While Whitmire has the backing of local and state police groups in his run for mayor, Jackson Lee has garnered endorsements by more outwardly progressive organizations and leaders, like TOP and also Lina Hidalgo, Harris County government’s chief executive, who has supported bail reform and pushed back against some of the district attorney’s funding requests. While Jackson Lee has used a different tone from Whitmire when talking about crime, she has done little to carve out a competing vision around public safety and has offered few specific policy priorities on the campaign trail.
Jackson Lee, who did not respond to questions for this story, expressed some caution about Whitmire’s plan to deploy state troopers during one of the final televised debates in the race last month.
“I give them credit for their investigative skills, they will be used for that, but not patrolling our neighborhoods where our families are looking to those they know and those who know them,” she said, promising instead to “expand” the presence of local police.

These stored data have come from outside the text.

template <int WM, int WGM, int XR>
__global__ __launch_bounds__(256, 2) void deform_conv_band_kernel(DcnArgs a, int tiles_per_img, int BR) {
  constexpr int TM = WM * WGM * 32, TN = (4 / WGM) * 32, NT = 256;
  constexpr int A_F4 = 9 * 2 * TM;
  constexpr int A_PER_T = (A_F4 + NT - 1) / NT;
  extern __shared__ __attribute__((aligned(16))) float lds[];
  const int kc_begin = (a.ksplit > 1) ? (int)blockIdx.y * a.kchan : 0;
  const int kc_end = (a.ksplit > 1) ? min(a.C, kc_begin + a.kchan) : a.C;
  float* const e_out = (a.ksplit > 1) ? a.ws + (size_t)blockIdx.y * a.ws_stride : a.out;
  const int e_relu = (a.ksplit > 1) ? 0 : a.relu;
  dm_f32x4* ldsA = reinterpret_cast<dm_f32x4*>(lds);
  dm_f32x4* ldsX = reinterpret_cast<dm_f32x4*>(lds) + A_F4;
  const int tid = threadIdx.x, lane = tid & 63, wave = tid >> 6;
  const int hi = lane >> 5, l31 = lane & 31;
  const int wave_m = wave % WGM, wave_n = wave / WGM;
  const int HW = a.HW, W = a.W, H = a.H;
  const int PS = BR * W, PS4 = PS >> 2;
  const int n = blockIdx.x / tiles_per_img, tile = blockIdx.x - n * tiles_per_img;
  const int p0 = tile * TN;
  const int p_end = min(p0 + TN, HW);
  const int y_first = p0 / W, y_last = (p_end - 1) / W;
  const int band_y0 = min(max(y_first - (BR - (y_last - y_first + 1)) / 2, 0), H - BR);
  int gp = p0 + wave_n * 32 + l31;
  const bool g_ok = gp < HW;
  gp = min(gp, HW - 1);
  const int gy = gp / W, gx = gp - gy * W;

  int otb[9];
  float wt0[9], wt1[9], wb0[9], wb1[9];
  unsigned oob = 0, any_oob = 0;
  const int cpg = a.C / a.dg;
  auto load_params = [&](int group) {
    const float* offp = a.offset + ((size_t)n * a.dg + group) * 18 * HW + gp;
    oob = 0;
#pragma unroll
    for (int tap = 0; tap < 9; ++tap) {
      otb[tap] = 0;
      wt0[tap] = wt1[tap] = wb0[tap] = wb1[tap] = 0.f;
      if (g_ok) {
        const int ki = tap / 3, kj = tap - ki * 3;
        const float h_im = (float)(gy - 1 + ki) + offp[(size_t)(2 * tap) * HW];
        const float w_im = (float)(gx - 1 + kj) + offp[(size_t)(2 * tap + 1) * HW];
        if (h_im > -1.f && w_im > -1.f && h_im < (float)H && w_im < (float)W) {
          const int h_low = (int)floorf(h_im), w_low = (int)floorf(w_im);
          const float lh = h_im - (float)h_low, lw = w_im - (float)w_low;
          const float hh = 1.f - lh, hw = 1.f - lw;
          const float wr_t = (h_low >= 0) ? hh : 0.f;
          const float wr_b = (h_low + 1 <= H - 1) ? lh : 0.f;
          const int rt = min(max(h_low, 0), H - 1), rbm = min(max(h_low + 1, 0), H - 1);
          const int cb = min(max(w_low, 0), W - 2);
          const float wc0 = (cb == w_low ? hw : 0.f) + (cb == w_low + 1 ? lw : 0.f);
          const float wc1 = (cb + 1 == w_low ? hw : 0.f) + (cb + 1 == w_low + 1 ? lw : 0.f);
          if (rt >= gy - DCN_NEAR_ROWS && rbm <= gy + DCN_NEAR_ROWS) {
            otb[tap] = ((rt - band_y0) * W + cb) | (((rbm - band_y0) * W + cb) << 16);
            wt0[tap] = wr_t * wc0; wt1[tap] = wr_t * wc1;
            wb0[tap] = wr_b * wc0; wb1[tap] = wr_b * wc1;
          } else {
            oob |= 1u << tap;
          }
        }
      }
    }
    any_oob = 0;
#pragma unroll
    for (int tap = 0; tap < 9; ++tap)
      if (__ballot((oob >> tap) & 1u) != 0ull) any_oob |= 1u << tap;
  };

  dm_f32x16 acc[WM];
#pragma unroll
  for (int i = 0; i < WM; ++i)
#pragma unroll
    for (int r = 0; r < 16; ++r) acc[i][r] = 0.f;

  dm_f32x4 ra[A_PER_T], rx[XR];
  unsigned a_off[A_PER_T];
#pragma unroll
  for (int i = 0; i < A_PER_T; ++i) {
    const int idx = min(tid + i * NT, A_F4 - 1);
    const int m = idx % TM, tq = idx / TM;
    a_off[i] = (unsigned)((((size_t)(tq >> 1) * a.KQ + (tq & 1)) * a.CoutP + min(m, a.CoutP - 1)) * 4);
  }
  auto load_a = [&](int c0) {
    const float* wb = a.wp + (size_t)(c0 >> 2) * a.CoutP * 4;
#pragma unroll
    for (int i = 0; i < A_PER_T; ++i) ra[i] = *reinterpret_cast<const dm_f32x4*>(wb + a_off[i]);
  };
  auto load_x = [&](int c0) {
    const float* xb = a.x + ((size_t)n * a.C + c0) * HW + (size_t)band_y0 * W;
#pragma unroll
    for (int i = 0; i < XR; ++i) {
      const int idx = tid + i * NT;
      const int off = (idx < PS) ? idx : (idx < 2 * PS ? 4 * HW + idx - PS : 0);
#pragma unroll
      for (int e = 0; e < 4; ++e) rx[i][e] = xb[off + e * HW];
    }
  };
  auto store_ax = [&]() {
#pragma unroll
    for (int i = 0; i < A_PER_T; ++i) {
      const int idx = tid + i * NT;
      if (idx < A_F4) ldsA[idx] = ra[i];
    }
#pragma unroll
    for (int i = 0; i < XR; ++i) {
      const int idx = tid + i * NT;
      if (idx < 2 * PS) ldsX[idx] = rx[i];
    }
  };
  struct __attribute__((packed, aligned(4))) F2 { float a, b; };

  int cur_group = kc_begin / cpg;
  load_params(cur_group);
  load_a(kc_begin);
  load_x(kc_begin);
  for (int c0 = kc_begin; c0 < kc_end; c0 += 8) {
// ... 95 lines not shown
    {
      const dm_f32x4* src = reinterpret_cast<const dm_f32x4*>(a.w2t);
      dm_f32x4* dst = reinterpret_cast<dm_f32x4*>(lds);
      for (int idx = tid; idx < a.Cout * (ld2 / 4); idx += NT) dst[idx] = src[idx];
    }
    __syncthreads();
    const float* w2t = lds;
    dm_f32x16 acc2[MT2];
#pragma unroll
    for (int t = 0; t < MT2; ++t)
#pragma unroll
      for (int r = 0; r < 16; ++r) acc2[t][r] = 0.f;
#pragma unroll
    for (int i = 0; i < WM; ++i)
#pragma unroll
      for (int r = 0; r < 16; ++r) {
        const int kb = i * 32 + (r & 3) + 8 * (r >> 2) + 4 * hi;
        const float b = fmaxf(acc[i][r], 0.f);
#pragma unroll
        for (int t = 0; t < MT2; ++t)
          if (t * 32 < ld2) acc2[t] = __builtin_amdgcn_mfma_f32_32x32x2f32(w2t[kb * ld2 + t * 32 + l31], b, acc2[t], 0, 0, 0);
      }
    const int p = p0 + wave_n * 32 + l31;
    if (p < HW) {
      float* po2 = a.out2 + (size_t)n * a.out2_ct * HW + p;
#pragma unroll
      for (int t = 0; t < MT2; ++t)
#pragma unroll
        for (int r = 0; r < 16; ++r) {
          const int co = t * 32 + (r & 3) + 8 * (r >> 2) + 4 * hi;
          if (co < a.M2) po2[(size_t)co * HW] = fmaxf(acc2[t][r] + a.b2[co], 0.f);
        }
    }
    if (!a.store_out) return;
  }
  {
    const int p = p0 + wave_n * 32 + l31;
    if (p < HW) {
      float* po = e_out + (size_t)n * a.Cout * HW + p;
      const bool relu = e_relu != 0;
#pragma unroll
      for (int i = 0; i < WM; ++i)
#pragma unroll
        for (int r = 0; r < 16; ++r) {
          const int co = (wave_m * WM + i) * 32 + (r & 3) + 8 * (r >> 2) + 4 * hi;
          if (co < a.Cout) {
            float v = acc[i][r];
            if (relu) v = fmaxf(v, 0.f);
            po[(size_t)co * HW] = v;
          }
        }
    }
  }
}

On election night, Jackson Lee thanked her supporters and spoke in broad terms about combating gun violence, increasing mental health services, and “making sure that every corner of this city will be represented at the table of empowerment.” Across town, as he addressed his supporters, Whitmire again returned to his own brush with crime three decades ago.
“Let anyone who can hear my voice: I don’t apologize for being tough on crime,” he said. “I’ve had to beg for my life and my wife and my nine year old daughter in our garage. That person put a gun in my face and I thought I was finished. I was worried about my daughter and my wife. But God had a plan for me.”
Correction (Nov. 17): An earlier version of this article misstated the result for one of Houston’s council seats; Letitia Plummer and Roy Morales will face off in a runoff.